Esta visión autoritaria, excluyente e insolidaria es sobre la que Pedro Sánchez quiere crear la nueva España confederalista. Imagino que muchos ya lo intuyen, esta siguiente claudicación del socialismo ante el nacionalismo, para los muñidores de genuflexiones, es solo un paso más hacia su objetivo final, que no es otro que la creación de un Estado independiente. Sin embargo, no hay que olvidar que otra de las características del nacionalismo catalán es su tendencia hacia el expansionismo. El nacionalismo catalán sueña con esa Gran Cataluña (al modo de la Gran Serbia), esa comunidad imaginada de los «Países Catalanes» (Cataluña, Baleares, Comunidad Valenciana, norte de Murcia y sur de Francia). Siguiendo la lógica de aceptación genuflexa por parte de Pedro Sánchez de la existencia de naciones preexistentes en España, imagino que no tendrá problema por aceptar las tesis imperialistas de sus socios catalanes. Si para ti, Cataluña es una nación, ¿por qué no los «Países Catalanes»?, ¿por qué no seguimos por extender el cupo para esa Gran Cataluña?

De aquí podemos llegar al absurdo, si los cimientos de un país como España son la construcción de comunidades imaginadas y la voluntad de llamarlas «naciones» vamos de cabeza a seguir los pasos de la distópica Primera República y sus cantones luchando entre ellos. Ya hay pistas, hay movimientos miméticos en zonas cada vez más pequeñas de nuestro país. Cada uno con sus razones y agravios más o menos justificados, pero todos ellos siguiendo el modelo de construcción nacional que lleva a España a una aceleración de las dinámicas centrípetas fruto de los complejos a la hora de reconocerse como lo que es: una Nación inclusiva y solidaria dónde cabe todo el mundo, incluso los que quieren acabar con ella.

Lo paradójico es que la «construcción nacional», la creación de esa identidad colectiva no es una foto estática, son procesos dinámicos y cambiantes. La porosidad de una identidad que, indefectiblemente, pasa por la autopercepción del individuo, hace que sea muy complejo mantenerla como ariete político durante mucho tiempo. Esto se ve claramente en esa identidad «fuerte» que el nacionalismo catalán, desde Jordi Pujol, trató de crear de la mano de su plan de ingeniería social llamado “Programa 2000”. Si nos damos cuenta, vemos cómo esa identidad «fuerte» nacionalista, desde 2018 ha estado mutando a una especie de sentimiento de pertenencia «débil» en gran parte de la sociedad catalana, que, precisamente, fue el inicio de la construcción de la identidad nacional «fuerte» iniciada por Pujol. En este momento de decaimiento nacionalista, es cuando más rédito está sacando el nacionalismo, todo por aceptar el marco romántico desplegado por los diferentes gobiernos catalanes. Como apunte, hay que recordar que esta capacidad de mutación y transformación en la identidad se concreta por dinámicas sociales y tecnológicas, pero también, tal como hicieron los gobiernos del nacionalismo catalán (y del PSC de Montilla), a través de la voluntad política para crearla. El problema es que ningún gobierno de nuestra nación (algunos por miopía, otros por desinterés y otros por miedo) ha tenido interés por crear un relato que sustente la identidad colectiva de nuestro país.

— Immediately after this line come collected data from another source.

template <int BM, int BN, int WM, int WN, int NS, int EPI, bool HAS_R, bool HAS_RS>
__global__ __launch_bounds__(64 * WM * WN) void gemm_nt_glds_kernel(GemmArgs a) {
  constexpr int NT = 64 * WM * WN;
  constexpr int WTM = BM / WM, WTN = BN / WN;
  constexpr int TM = WTM / 32, TN = WTN / 32;
  constexpr int RPD = NT / 8;
  constexpr int PA = BM / RPD, PB = BN / RPD;
  constexpr int CLD = BN + 8;
  static_assert(BM * CLD <= NS * (BM + BN) * BK, "epilogue tile must fit in the operand buffers");
  __shared__ __attribute__((aligned(16))) bf16 smem[NS * (BM + BN) * BK + 512];
  bf16* As = smem;
  bf16* Bs = smem + NS * BM * BK;
  float* bias_s = reinterpret_cast<float*>(smem + NS * (BM + BN) * BK);

  const int tid = threadIdx.x, lane = tid & 63, wave = tid >> 6;
  const int wm = wave / WN, wn = wave % WN;
  const int tilesN = (a.N + BN - 1) / BN, tilesM = (a.M + BM - 1) / BM;
  const int nblk = tilesM * tilesN;
  int bid = blockIdx.x;
  {
    const int q = nblk >> 3, r = nblk & 7, xcd = bid & 7, idx = bid >> 3;
    bid = (xcd < r ? xcd * (q + 1) : r * (q + 1) + (xcd - r) * q) + idx;
  }
  const int tm0 = (bid / tilesN) * BM, tn0 = (bid % tilesN) * BN;

  const int srow = wave * 8 + (lane >> 3), spc = lane & 7;
  const bf16* xsrc[PA];
  const bf16* wsrc[PB];
#pragma unroll
  for (int p = 0; p < PA; ++p) {
    const int row = srow + p * RPD;
    int r = tm0 + row;
    r = r < a.M ? r : a.M - 1;
    xsrc[p] = a.X + (size_t)r * a.ldx + ((spc ^ ((row >> 1) & 7)) << 3);
  }
#pragma unroll
  for (int p = 0; p < PB; ++p) {
    const int row = srow + p * RPD;
    int r = tn0 + row;
    r = r < a.N ? r : a.N - 1;
    wsrc[p] = a.W + (size_t)r * a.ldw + ((spc ^ ((row >> 1) & 7)) << 3);
  }
  auto dma1 = [&](int d, int kt, int buf) {
    if (d < PA)
      __builtin_amdgcn_global_load_lds((const __attribute__((address_space(1))) void*)(xsrc[d < PA ? d : 0] + kt * BK),
                                       (__attribute__((address_space(3))) void*)(As + buf * BM * BK + (d * RPD + wave * 8) * BK), 16, 0, 0);
    else
      __builtin_amdgcn_global_load_lds((const __attribute__((address_space(1))) void*)(wsrc[d >= PA ? d - PA : 0] + kt * BK),
                                       (__attribute__((address_space(3))) void*)(Bs + buf * BN * BK + ((d - PA) * RPD + wave * 8) * BK), 16, 0, 0);
  };
  auto dma = [&](int kt, int buf) {
#pragma unroll
    for (int d = 0; d < PA + PB; ++d) dma1(d, kt, buf);
  };

  f32x16 acc[TM][TN];
#pragma unroll
  for (int i = 0; i < TM; ++i)
#pragma unroll
    for (int j = 0; j < TN; ++j)
#pragma unroll
      for (int r = 0; r < 16; ++r) acc[i][j][r] = 0.f;

  stage_bias<BN>(a, bias_s, tn0);
  const int nk = a.K / BK;
  const int frow = lane & 31, fk = lane >> 5;
  const bool dbg_nodma = a.act & 0x100;
  constexpr int KS = BK / 16;
  constexpr int DPK = (PA + PB + KS - 2) / (KS - 1);
  auto compute = [&](int buf, bool prefetch, int kt_next, int nbuf) {
    const bf16* Ac = As + buf * BM * BK;
    const bf16* Bc = Bs + buf * BN * BK;
    bf16x8 fa[2][TM], fb[2][TN];
#pragma unroll
    for (int i = 0; i < TM; ++i) fa[0][i] = *reinterpret_cast<const bf16x8*>(Ac + swz(wm * WTM + i * 32 + frow, fk));
#pragma unroll
    for (int j = 0; j < TN; ++j) fb[0][j] = *reinterpret_cast<const bf16x8*>(Bc + swz(wn * WTN + j * 32 + frow, fk));
#pragma unroll
    for (int ks = 0; ks < KS; ++ks) {
      const int c = ks & 1, n = c ^ 1;
      if (ks + 1 < KS) {
#pragma unroll
        for (int i = 0; i < TM; ++i) fa[n][i] = *reinterpret_cast<const bf16x8*>(Ac + swz(wm * WTM + i * 32 + frow, (ks + 1) * 2 + fk));
#pragma unroll
        for (int j = 0; j < TN; ++j) fb[n][j] = *reinterpret_cast<const bf16x8*>(Bc + swz(wn * WTN + j * 32 + frow, (ks + 1) * 2 + fk));
        if (prefetch) {
#pragma unroll
          for (int d = ks * DPK; d < (ks + 1) * DPK && d < PA + PB; ++d) dma1(d, kt_next, nbuf);
        }
      }
      __builtin_amdgcn_sched_barrier(0);
#pragma unroll
      for (int i = 0; i < TM; ++i)
#pragma unroll
        for (int j = 0; j < TN; ++j)
          acc[i][j] = __builtin_amdgcn_mfma_f32_32x32x16_bf16(fb[c][j], fa[c][i], acc[i][j], 0, 0, 0);
      __builtin_amdgcn_sched_barrier(0);
    }
  };
  if constexpr (NS == 2) {
    dma(0, 0);
    asm volatile("s_waitcnt vmcnt(0)" ::: "memory");
    __syncthreads();
    for (int kt = 0; kt < nk; ++kt) {
      const int cur = kt & 1;
      compute(cur, kt + 1 < nk && !dbg_nodma, kt + 1, cur ^ 1);
      asm volatile("s_waitcnt vmcnt(0)" ::: "memory");
      __syncthreads();
    }
  } else {
    static_assert(NS == 3 && PA + PB == 6, "counted vmcnt below is written for 3 stages x 6 DMA instructions");
    dma(0, 0);
    if (nk > 1) dma(1, 1);
    int buf = 0;
    for (int kt = 0; kt < nk; ++kt) {
      if (kt + 1 < nk) asm volatile("s_waitcnt vmcnt(6)" ::: "memory");
      else asm volatile("s_waitcnt vmcnt(0)" ::: "memory");
      __builtin_amdgcn_s_barrier();
      asm volatile("" ::: "memory");
      const int nb = buf == 0 ? 2 : buf - 1;
      compute(buf, kt + 2 < nk && !dbg_nodma, kt + 2, nb);
      buf = buf == 2 ? 0 : buf + 1;
    }
    asm volatile("s_waitcnt lgkmcnt(0)" ::: "memory");
    __syncthreads();
  }

  if (tm0 + BM <= a.M && tn0 + BN <= a.N)
    tile_epilogue<BM, BN, WM, WN, 1, EPI, HAS_R, HAS_RS, true>(a, acc, smem, bias_s, tm0, tn0);
  else
    tile_epilogue<BM, BN, WM, WN, 1, EPI, HAS_R, HAS_RS, false>(a, acc, smem, bias_s, tm0, tn0);
}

Para finalizar, la propuesta de Pedro Sánchez con el cupo catalán, como decía, es el inicio de un proceso de cambio en la estructura del Estado de tal calado que podría ser considerado el comienzo de un momento constituyente. Y eso no puede decidirse en un comité federal de un partido, ni un presidente, ni un gobierno, algo así necesita que la ciudadanía, consciente de lo que ocurre, sin cambios de opinión, sin ejercicios de distracción, sin campañas de desinformación y confusión, con las cartas encima de la mesa, vaya a las urnas y vote, vote con conocimiento de causa. Solo así, desde mayorías muy sólidas se pueden acometer cambios de tal calado y, aun así, no hemos de olvidar, como decía Sartori, la democracia es el gobierno de la mayoría con respeto a la minoría. Gracias a Dios, en democracia no todo se puede. No se puede (o no debería poderse) utilizar la democracia para acabar con la misma democracia.